Share price movement of liquor companies today: Shares of brewery & distillery companies have fallen by up to 5 per cent from their respective intra-day highs as analysts see neural impact of free trade agreement (FTA) signed between India and the UK.
Among individual stocks,
Radico Khaitan slipped 5 per cent to ₹2,445 on the BSE in Wednesday’s intra-day trade. The stock has fallen 9 per cent from its intra-day high. It has rallied 5 per cent to hit a 52-week high of ₹2,666 in intra-day trade. At 12:22 pm, it was quoting 4 per cent lower at ₹2,439.10.

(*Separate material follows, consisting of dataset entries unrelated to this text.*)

+    const bool late = (__builtin_amdgcn_readfirstlane(tid >> 6) & 4) != 0;
+    const int step = a.psplit;
+    if (ps < ntiles) {
+        load_tile(ps);
+        store_tile(0);
+        if (ps + step < ntiles) load_tile(ps + step);
+    }
+    __syncthreads();
+    int bo = 0;
+    for (int tile = ps; tile < ntiles; tile += step) {
+        const bool more = tile + step < ntiles;
+        auto stage_next = [&]() {
+            store_tile(bo ^ BUFE);
+            if (tile + 2 * step < ntiles) load_tile(tile + 2 * step);
+        };
+        if (late && more) stage_next();
+        mma_tile(gq0 + bo, xq0 + bo);
+        if (!late && more) stage_next();
+        __syncthreads();
+        bo ^= BUFE;
+    }
+
+    __syncthreads();
+    float* red = lds;
+    const size_t pbase = (size_t)ps * TAPS * a.CA * a.CBp;
+    const int wt = wci * WCO + wco;
+#pragma unroll
+    for (int t = 0; t < TAPS; ++t) {
+        if (WPIX > 1) {
+            if (wpix > 0) {
+#pragma unroll
+                for (int i = 0; i < 16; ++i) red[(((wpix - 1) * (WCO * WCI) + wt) * 16 + i) * 64 + lane] = acc[t][i];
+            }
+            __syncthreads();
+            if (wpix == 0) {
+                for (int w = 0; w < WPIX - 1; ++w)
+#pragma unroll
+                    for (int i = 0; i < 16; ++i) acc[t][i] += red[((w * (WCO * WCI) + wt) * 16 + i) * 64 + lane];
+            }
+            __syncthreads();
+        }
+        if (wpix == 0) {
+#pragma unroll
+            for (int i = 0; i < 16; ++i) {
+                const int row = (i & 3) + 8 * (i >> 2) + 4 * hi;
+                a.part[pbase + ((size_t)t * a.CA + i0 + wco * 32 + row) * a.CBp + j0 + wci * 32 + m] = acc[t][i];
+            }
+        }
+    }
+    if (do_bias) {
+        __syncthreads();
+        reinterpret_cast<float4*>(red)[tid] = bsum4;
         __syncthreads();
         if (tid < COB) {
             const int q = tid / EPU, comp = tid % EPU;
@@ -1060,11 +1325,19 @@
     return ((W + TWo - 1) / TWo) * ((vrow_extent(N, H, VP) + TH - 1) / TH);
 }
 
+static void wgrad8_dbg(WgradArgs& a) {
+    a.dbg = 0;
+#if ELD_DEV_TOOLS
+    { static const int dbg = [] { const char* e = getenv("ELD_CONV_DBG"); return e ? atoi(e) : 0; }(); a.dbg = dbg; }
+#endif
+}
+
 template <typename T, int WCO, int WCI, int WPIX, int TH, int TWT, int STREAM = 0>
 static int launch_w8(WgradArgs a, hipStream_t st) {
     eld_note_conv_kernel(sizeof(T) == 2 ? "wgrad8<bf16>" : "wgrad8<f32>");
     a.xcd = eld_xcd_mask() & XCD_WGRAD8;
     a.band = eld_tile_band();
+    wgrad8_dbg(a);
     constexpr int COB = 32 * WCO, JBK = 32 * WCI;
     a.vp = vrow_pitch(a.N, a.H, TH);
     a.tiles_x = (a.W + TWT - 1) / TWT;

United Spirits (USL), an Indian alcoholic beverages company, and the world's second-largest spirits company by volume, was trading flat at ₹1,576.65, after falling 2 per cent on the BSE. It declined 5 per cent to ₹1,538.60 from intra-day high of ₹1,620. on the BSE.
However,
United Breweries (UBL) was 0.51 per cent higher at ₹2,150, trading at its day’s highest level.
UK-India free trade deal
India and the UK have mutually agreed on an FTA after long bilateral discussions, with broader economic impact on many sectors, including AlcoBev. Per a statement by the UK Department of Business and Trade, in a breakthrough, the steep 150 per cent import duty on Scotch whisky and gin will be halved to 75 per cent immediately and gradually reduced to 40 per cent over 10 years. This would be a game-changer for British spirit makers aiming to expand in India (the latter is the world’s largest whisky-consuming market).

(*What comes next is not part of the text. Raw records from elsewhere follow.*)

diff --git a/wct_tf_amd/csrc/api_drivers.hip b/wct_tf_amd/csrc/api_drivers.hip
--- a/wct_tf_amd/csrc/api_drivers.hip
+++ b/wct_tf_amd/csrc/api_drivers.hip
@@ -57,15 +57,16 @@
   half_t* cur = (half_t*)c->act[0].p;
   half_t* nxt = (half_t*)c->act[1].p;
   static const int fuse_conv1_env = getenv("WCT_FUSE_CONV1") ? atoi(getenv("WCT_FUSE_CONV1")) : 1;
-  const bool fuse_conv1 = fuse_conv1_env && deepest > 1 && !taps32[1];
+  const bool stats1 = usum && usum[1] && !taps32[1];
+  const bool fuse_conv1 = fuse_conv1_env && deepest > 1 && !taps32[1] && !stats1;
   if (!fuse_conv1) {
     ConvFirstArgs a;
     a.x = img; a.wfrag = c->first_w; a.bias = c->first_b;
     a.y16 = deepest > 1 ? cur : nullptr; a.y32 = taps32[1];
     a.B = B; a.H = H; a.W = W; a.clamp01 = clamp01;
-    a.usum = usum && taps32[1] ? usum[1] : nullptr; a.umax = a.usum ? umax[1] : nullptr;
+    a.usum = usum && (taps32[1] || stats1) ? usum[1] : nullptr; a.umax = a.usum ? umax[1] : nullptr;
     const double px = (double)B * H * W;
-    ProfScope ps(c, 1, 2.0 * px * 27 * 64, px * (12 + 64 * ((a.y16 ? 2 : 0) + (a.y32 ? 4 : 0))));
+    ProfScope ps(c, 1, 2.0 * px * 27 * 64, px * (12 + 64 * ((a.y16 ? 2 : 0) + (a.y32 ? 4 : 0)) + (stats1 ? 64 * 4 / 16.0 : 0)));
     TRY(launch_conv_first(a, c->stream));
   }
   if (deepest == 1) return WCT_OK;
@@ -126,16 +127,19 @@
 
 int run_transform(wct_ctx* c, const float* fc, int Nc, const float* fs, int Ns, int C, int P, float alpha, unsigned flags, float eps,
                   half_t* out16, float* out32, int* sweeps_dev, const WctFeatStats* st, const WctStyleRef* prep, const WctWarmRef* warm,
-                  const WctStrength* sm) {
+                  const WctStrength* sm, const WctImageSrc* src) {
+  ARG_CHECK(!src || !(flags & WCT_FLAG_ADAIN));
   const WctSkip skip = (flags & WCT_FLAG_STYLE_SHARED) ? WCT_SKIP_SHARED_STYLE : WCT_SKIP_NONE;
-  const StageCost cost = {(double)P * 2.0 * C * C * ((double)Nc + Ns), (double)P * 2.0 * ((double)Nc + Ns) * C * 4,
-                          (double)P * (2.0 * C * C * Nc + 6.0 * C * C * C),
+  const StageCost cost = {(double)P * 2.0 * C * (C + (src ? 27 : 0)) * ((double)Nc + Ns),
+                          (double)P * ((double)Nc + Ns) * (src ? 12 + C * 4 / 16.0 : 2.0 * C * 4),
+                          (double)P * (2.0 * C * (C + (src ? 27 : 0)) * Nc + 6.0 * C * C * C),
+                          src ? (double)P * Nc * (12 + C * ((out16 ? 2 : 0) + (out32 ? 4 : 0))) :
                           (double)P * Nc * C * (4 + (out16 ? 2 : 0) + (out32 ? 4 : 0) + (sm ? 4 : 0)) + (sm ? (double)P * Nc : 0.0),
                           (double)P * (2.0 * Nc + 2.0 * Ns) * C * 4 + (double)P * Nc * C * 6 + (sm ? (double)P * Nc : 0.0)};
   return run_stages(c, wct_workspace_bytes(C, Nc, Ns, P), flags, cost, [&](WctCall r) {
     r.alpha = alpha; r.eps = r.stages ? eps : 1e-5f; r.out16 = out16; r.out32 = out32; r.sweeps_dev = sweeps_dev;
     if (!r.stages) return launch_adain(fc, Nc, fs, Ns, C, P, skip, r, st, prep, sm);
-    return launch_wct(fc, Nc, fs, Ns, C, P, skip, r, st, prep, warm, sm);
+    return launch_wct(fc, Nc, fs, Ns, C, P, skip, r, st, prep, warm, sm, src);
   });
 }
 
diff --git a/wct_tf_amd/csrc/api_stylize.hip b/wct_tf_amd/csrc/api_stylize.hip
--- a/wct_tf_amd/csrc/api_stylize.hip
+++ b/wct_tf_amd/csrc/api_stylize.hip
@@ -53,15 +53,19 @@
 
 template <typename StyleAt, typename Transform>
 static int stylize_levels(wct_ctx* c, const float* img_c, const void* content_raw, int B, const Chain& chain, unsigned flags,
-                          size_t umax_clear, int clear_from, StyleAt&& style_at, Transform&& transform, uint8_t* out) {
+                          size_t umax_clear, int clear_from, StyleAt&& style_at, Transform&& transform, uint8_t* out,
+                          bool l1_img = false) {
   unsigned* const umax_c = (unsigned*)c->umax.p;
   const float* cur = img_c;
   for (int i = 0; i < (int)chain.lv.size(); ++i) {
     const ChainLevel& g = chain.lv[i];
     const int l = g.l, C = g.C, h = g.h, w = g.w;
-    TRY(ensure(c, c->feat_c, (size_t)B * h * w * C * 4));
+    const bool from_image = l == 1 && l1_img;
     float* ctaps[6] = {};
-    ctaps[l] = (float*)c->feat_c.p;
+    if (!from_image) {
+      TRY(ensure(c, c->feat_c, (size_t)B * h * w * C * 4));
+      ctaps[l] = (float*)c->feat_c.p;
+    }
     float* us_c[6] = {};
     unsigned* um_c[6] = {};
     if (fuse_stats() && w % 16 == 0) {
@@ -142,6 +146,13 @@
   TRY(ensure(c, c->umax, 7 * UROW * sizeof(unsigned)));
   unsigned* const umax_c = (unsigned*)c->umax.p;
   if (want_stats) HIP_TRY(hipMemsetAsync(c->umax.p, 0, 7 * UROW * sizeof(unsigned), c->stream));
+  static const int l1_env = getenv("WCT_L1_FROM_IMAGE") ? atoi(getenv("WCT_L1_FROM_IMAGE")) : 1;
+  bool l1_img = false;
+  if (l1_env && want_stats && !(flags & WCT_FLAG_ADAIN) && Ws % 16 == 0)
+    for (const ChainLevel& g : chain.lv)
+      if (g.l == 1) l1_img = true;
+  for (const ChainLevel& g : chain.lv)
+    if (g.l == 1 && g.W % 16 != 0) l1_img = false;
   float* taps[6] = {};
   float* us_s[6] = {};
   unsigned* um_s[6] = {};
@@ -149,8 +160,10 @@
     const int l = levels[i];
     int h, w;
     level_dims(Hs, Ws, l, &h, &w);
-    TRY(ensure(c, c->feat_s[l], (size_t)Bs * h * w * LEVEL_C[l] * 4));
-    taps[l] = (float*)c->feat_s[l].p;
+    if (!(l == 1 && l1_img)) {
+      TRY(ensure(c, c->feat_s[l], (size_t)Bs * h * w * LEVEL_C[l] * 4));
+      taps[l] = (float*)c->feat_s[l].p;
+    }
     if (want_stats && w % 16 == 0) {
       TRY(ensure(c, c->usum_s[l], (size_t)Bs * h * (w / 16) * LEVEL_C[l] * 4));
       us_s[l] = (float*)c->usum_s[l].p; um_s[l] = umax_c + UROW * l;
@@ -163,13 +176,19 @@
     return (const float*)c->feat_s[l].p + (size_t)(shared ? 0 : b) * *hs * *ws * LEVEL_C[l];
   };
   return stylize_levels(c, img_c, content, B, chain, flags, UROW * sizeof(unsigned), 1, style_at,
-                        [&](int, const ChainLevel& g, WctFeatStats st) {
+                        [&](int i, const ChainLevel& g, WctFeatStats st) {
                           int hs, ws;
                           const float* fs = style_at(g.l, 0, &hs, &ws);
                           st.u[1] = us_s[g.l]; st.umax[1] = um_s[g.l];
+                          if (g.l == 1 && l1_img) {
+                            const float* in = i == 0 ? img_c : (const float*)c->img_t[(i - 1) & 1].p;
+                            const WctImageSrc src = {{{in, g.H, g.W, i > 0}, {img_s, Hs, Ws, 0}}, c->first_w, c->first_b};
+                            return run_transform(c, nullptr, g.h * g.w, nullptr, hs * ws, g.C, B, alpha, flags, -1.f,
+                                                 (half_t*)c->wct_out.p, nullptr, nullptr, &st, nullptr, nullptr, nullptr, &src);
+                          }
                           return run_transform(c, (float*)c->feat_c.p, g.h * g.w, fs, hs * ws, g.C, B, alpha, flags, -1.f,
                                                (half_t*)c->wct_out.p, nullptr, nullptr, &st);
-                        }, out);
+                        }, out, l1_img);
 }
 
 extern "C" int wct_stylize(wct_ctx* c, const uint8_t* content, int Hc, int Wc, const uint8_t* style, int Hs, int Ws,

Short-term impact on growth
Domestic players focused on upper prestige and above (P&A) may see short-term aberration in growth, due to a shift to scotch given the lower prices. Given the distinct brand recall led by innovations and unique tastes, analysts at Elara Capital believe domestic brands will continue to rise with growth prospects being intact, in the medium-to-long term and may even make pricing competitive to help mitigate the negative impact from scotch (BIO).
Meanwhile, the management of Radico Khaitan said the first half of the year 2024-25 was marked by industry and regulatory headwinds that impacted volume growth in the regular category. Additionally, rising grain and ENA prices posed further challenges. Looking ahead, the management expects the demand environment in the spirits industry to remain robust, led by continued premiumisation.
Elara Capital’s view on United Spirits
The India-UK FTA shall aid United Spirits in gaining market share in the Upper Prestige and luxury segments (total volume market of 15mn cases, 5-7 per cent of Indian Made Foreign Liquor (IMFL) whiskey cases). This shall lead to a volume CAGR of 33 per cent in FY25-28E for United Spirit’s Scotch portfolio (BIO). Bottled in India (BII) may not see significant impact due to favorable agreement related to bulk alcohol with the parent.
With earnings before interest, taxes, depreciation, and amortisation (Ebitda) margin for Scotch capped at ~10 per cent, rising volumes may compress overall Ebitda margin by 20-40bps, making growth dilutive to profitability. This shall aid growth for P&A volumes and support United Spirits premium valuations (58x PER on core alcobev segment-FY27E).
About United Spirits
United Spirits, a subsidiary of global alcobev leader Diageo plc, is engaged in the business of manufacture, purchase and sale of beverage alcohol and other allied spirits, including through tie-up manufacturing units and through strategic franchising of some of its brands.
About Radico Khaitan
Radico Khaitan is among the oldest and one of the largest manufacturers of IMFL in India. The company is also one of the largest providers of branded IMFL to the Canteen Stores Department (CSD), which has significant business barriers to entry.
The Company’s brand portfolio includes Rampur Indian Single Malt Whiskies, Sangam World Malt Whisky, Spirit of Victory 1999 Pure Malt Whisky, Jaisalmer Indian Craft Gin, Royal Ranthambore Heritage Collection Royal Crafted Whisky, Magic Moments Vodka, Magic Moments Remix Pink Vodka, 8PM Premium Black Whisky, 8PM Whisky, Contessa Rum and Old Admiral Brandy.